* _Task goal_:
Across all the entries below, count each line that holds "sharded" and report the figure only.

* _Extracted data_:

☆ ☆ ☆ ☆ ☆

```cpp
static int launch_score(pfslam_handle *h, bool fuse_minmax = false, pf::KdCensus *census = nullptr, bool sharded = false)
{
    if (h->kd_size <= 0) return fail("pfslam_score_kd: no map loaded");
    const int chunks = score_chunks(h);
    const int bpc = (h->nb + chunks - 1) / chunks;
    const int used = (h->nb + bpc - 1) / bpc;
    float *out = h->fit;
    if (used > 1) {
        const size_t need = (size_t)used * h->n;
        if (need > h->partial_elems) {
            if (h->partial) HIPCHK(hipFree(h->partial));
            h->partial = nullptr;
            CHK(dalloc(&h->partial, need));
// ... 44 lines not shown
        }
        hipLaunchKernelGGL(k_group_box, dim3(groups), dim3(64), 0, h->stream, h->x, h->y, h->th, h->n, order, h->group_box, h->group_parts, h->d_sigma);
    }
    hipEvent_t t_a = nullptr, t_b = nullptr;
    if (h->timing && !census) {
        CHK(timer_event(h, &t_a));
        CHK(timer_event(h, &t_b));
        HIPCHK(hipEventRecord(t_a, h->stream));
    }
    const CellArgs ca{h->cell_tab, h->cell_list, h->cell_state, h->cell_pool, h->cell_rec};
    if (use_cells) {
        hipStream_t st = h->stream;
        if (!cells_sync) {
            HIPCHK(hipEventRecord(h->ev_boxes, h->stream));
            HIPCHK(hipStreamWaitEvent(h->cstream, h->ev_boxes, 0));
            st = h->cstream;
        }
        if (h->update_unsnapped) {
            HIPCHK(hipStreamWaitEvent(st, h->ev_map, 0));
            h->update_unsnapped = false;
        }
        const int groups = (h->n + 63) / 64, per_block = PF_MARK_THREADS * PF_MARK_GROUPS;
        hipLaunchKernelGGL(k_cells_mark, dim3(h->nb, (groups + per_block - 1) / per_block), dim3(PF_MARK_THREADS), 0, st,
                           (const pf::KdGroupBox *)h->group_box, groups, (const float *)h->scan, h->nb, geo, h->cell_tab, h->cell_list, h->cell_state,
                           (const pf::AngleParts *)h->group_parts, (const pf::BeamParts *)h->beam_angle);
        if (!cells_sync) {
            HIPCHK(hipEventRecord(h->ev_marked, st));
            h->mark_on_aux = true;
            HIPCHK(hipStreamWaitEvent(st, h->ev_map, 0));
            hipLaunchKernelGGL(k_cells_update<false>, dim3(PF_CELLS_WALK_GRID), dim3(64), 0, st, kd_view(h), geo, ca.tab, (const int *)ca.list, ca.cs, ca.pool, ca.rec, h->cells_gen, (const int *)nullptr, 0);
            HIPCHK(hipEventRecord(h->ev_walked, st));
            h->walk_pending = true;
            h->cells_snap = true;
        }
        HIPCHK(hipGetLastError());
    }
    const bool on_aux = h->score_on_aux && use_cells && !cells_sync && fuse_minmax && !census && !sharded;
    h->scored_on_aux = on_aux;
    struct StreamSwap {
        pfslam_handle *h;
        hipStream_t keep;
        ~StreamSwap() { h->stream = keep; }
    } swap_guard{h, h->stream};
    if (on_aux) {
        HIPCHK(hipStreamWaitEvent(h->aux, h->ev_boxes, 0));
        h->stream = h->aux;
    }
// ... 473 lines not shown
    HIPCHK(hipSetDevice(h->cfg.device));
    CHK(settle(h));
    float *d_xyz = nullptr;
    int *d_best = nullptr;
    CHK(dalloc(&d_xyz, (size_t)n * 3));
    CHK(dalloc(&d_best, (size_t)n));
    HIPCHK(hipMemcpyAsync(d_xyz, xyz_host, (size_t)n * 12, hipMemcpyHostToDevice, h->stream));
    bool planar = h->planar;
    if (planar)
        for (int i = 0; i < n; i++)
            if (xyz_host[3 * i + 2] != 0.0f) { planar = false; break; }
    if (planar)
        hipLaunchKernelGGL(k_traverse<true>, dim3((n + 255) / 256), dim3(256), 0, h->stream, d_xyz, n, kd_view(h), d_best);
    else
        hipLaunchKernelGGL(k_traverse<false>, dim3((n + 255) / 256), dim3(256), 0, h->stream, d_xyz, n, kd_view(h), d_best);
    HIPCHK(hipGetLastError());
    HIPCHK(hipMemcpyAsync(best_host, d_best, (size_t)n * 4, hipMemcpyDeviceToHost, h->stream));
    HIPCHK(hipStreamSynchronize(h->stream));
    HIPCHK(hipFree(d_xyz));
    HIPCHK(hipFree(d_best));
    return 0;
}

extern "C" int pfslam_debug_math(pfslam_handle *h, int which, const float *in_host, int n, float *out_host)
{
    if (!h || !in_host || !out_host || n <= 0) return fail("pfslam_debug_math: bad argument");
    HIPCHK(hipSetDevice(h->cfg.device));
    CHK(settle(h));
    const int per = which == 0 || which == 6 || which == 7 ? 2 : 1;
    float *d_in = nullptr, *d_out = nullptr;
    CHK(dalloc(&d_in, (size_t)n));
    CHK(dalloc(&d_out, (size_t)n * per));
    HIPCHK(hipMemcpyAsync(d_in, in_host, (size_t)n * 4, hipMemcpyHostToDevice, h->stream));
    hipLaunchKernelGGL(k_debug_math, dim3((n + 255) / 256), dim3(256), 0, h->stream, which, d_in, n, d_out);
    HIPCHK(hipGetLastError());
    HIPCHK(hipMemcpyAsync(out_host, d_out, (size_t)n * per * 4, hipMemcpyDeviceToHost, h->stream));
    HIPCHK(hipStreamSynchronize(h->stream));
    HIPCHK(hipFree(d_in));
    HIPCHK(hipFree(d_out));
    return 0;
}

extern "C" int pfslam_device_ptr(pfslam_handle *h, int which, void **ptr, size_t *bytes)
{
    if (!h || !ptr || !bytes) return fail("pfslam_device_ptr: bad argument");
    const size_t n = h->n;
    switch (which) {
    case 0: *ptr = h->stats; *bytes = 64; break;
    case 1: *ptr = h->fit; *bytes = n * 4; break;
    case 2: *ptr = h->x; *bytes = n * 4; break;
    case 3: *ptr = h->y; *bytes = n * 4; break;
// ... 39 lines not shown
```

Before: 173.1 million particle-scan evals/s.

## Reuse per-cell candidate records to shortcut KD traversal for wall points

Adds a lattice-to-record index (rec_of) filled by the cell mark kernel, so wall-point insertion can look up the already-computed cell candidate record and resolve its nearest neighbour directly. A full kd_resume traversal runs only when the record gives no exact hit. This is meant to cut KD traversal cost in the walls rank/traverse kernel. In exchange it adds a global scatter in the mark kernel, a 16 MB index buffer, per-wave stat atomics, and a debug checker kernel.

```diff
diff --git a/gpu-icp-slam_amd/csrc/kd_cells.hip.inc b/gpu-icp-slam_amd/csrc/kd_cells.hip.inc
--- a/gpu-icp-slam_amd/csrc/kd_cells.hip.inc
+++ b/gpu-icp-slam_amd/csrc/kd_cells.hip.inc
@@ -86,14 +86,22 @@
            fabsf(wylo) < 1e6f && fabsf(wyhi) < 1e6f && (wxhi - wxlo) < 4.0f && (wyhi - wylo) < 4.0f && fabsf(r) < PF_RANGE_NEVER;
 }
 
+#define PF_CELL_LAT (PF_CELL_WIN / PF_CELL_SUB)
+__device__ __forceinline__ int cell_lat_index(int tab_idx)
+{
+    const int cyw = tab_idx / PF_CELL_WIN, cxw = tab_idx - cyw * PF_CELL_WIN;
+    return (cyw / PF_CELL_SUB) * PF_CELL_LAT + cxw / PF_CELL_SUB;
+}
+
 #define PF_MARK_THREADS 256
 #define PF_MARK_GROUPS 8
 #define PF_MARK_CLAIMS 2048
 #define PF_MARK_WORDS 4096
 __global__ __launch_bounds__(PF_MARK_THREADS) void k_cells_mark(const pf::KdGroupBox *__restrict__ box, int groups,
                                                                 const float *__restrict__ scan, int nb, CellGeom geo, unsigned *tab,
-                                                                int *__restrict__ list, int *cs, const pf::AngleParts *__restrict__ gparts,
-                                                                const pf::BeamParts *__restrict__ beams, unsigned long long *__restrict__ probe = nullptr)
+                                                                int *__restrict__ list, int *__restrict__ rec_of, int *cs,
+                                                                const pf::AngleParts *__restrict__ gparts, const pf::BeamParts *__restrict__ beams,
+                                                                unsigned long long *__restrict__ probe = nullptr)
 {
     pf_stamp(probe);
     __shared__ unsigned bm[PF_MARK_WORDS];
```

☆ ☆ ☆ ☆ ☆

* _Solution for this problem_:
2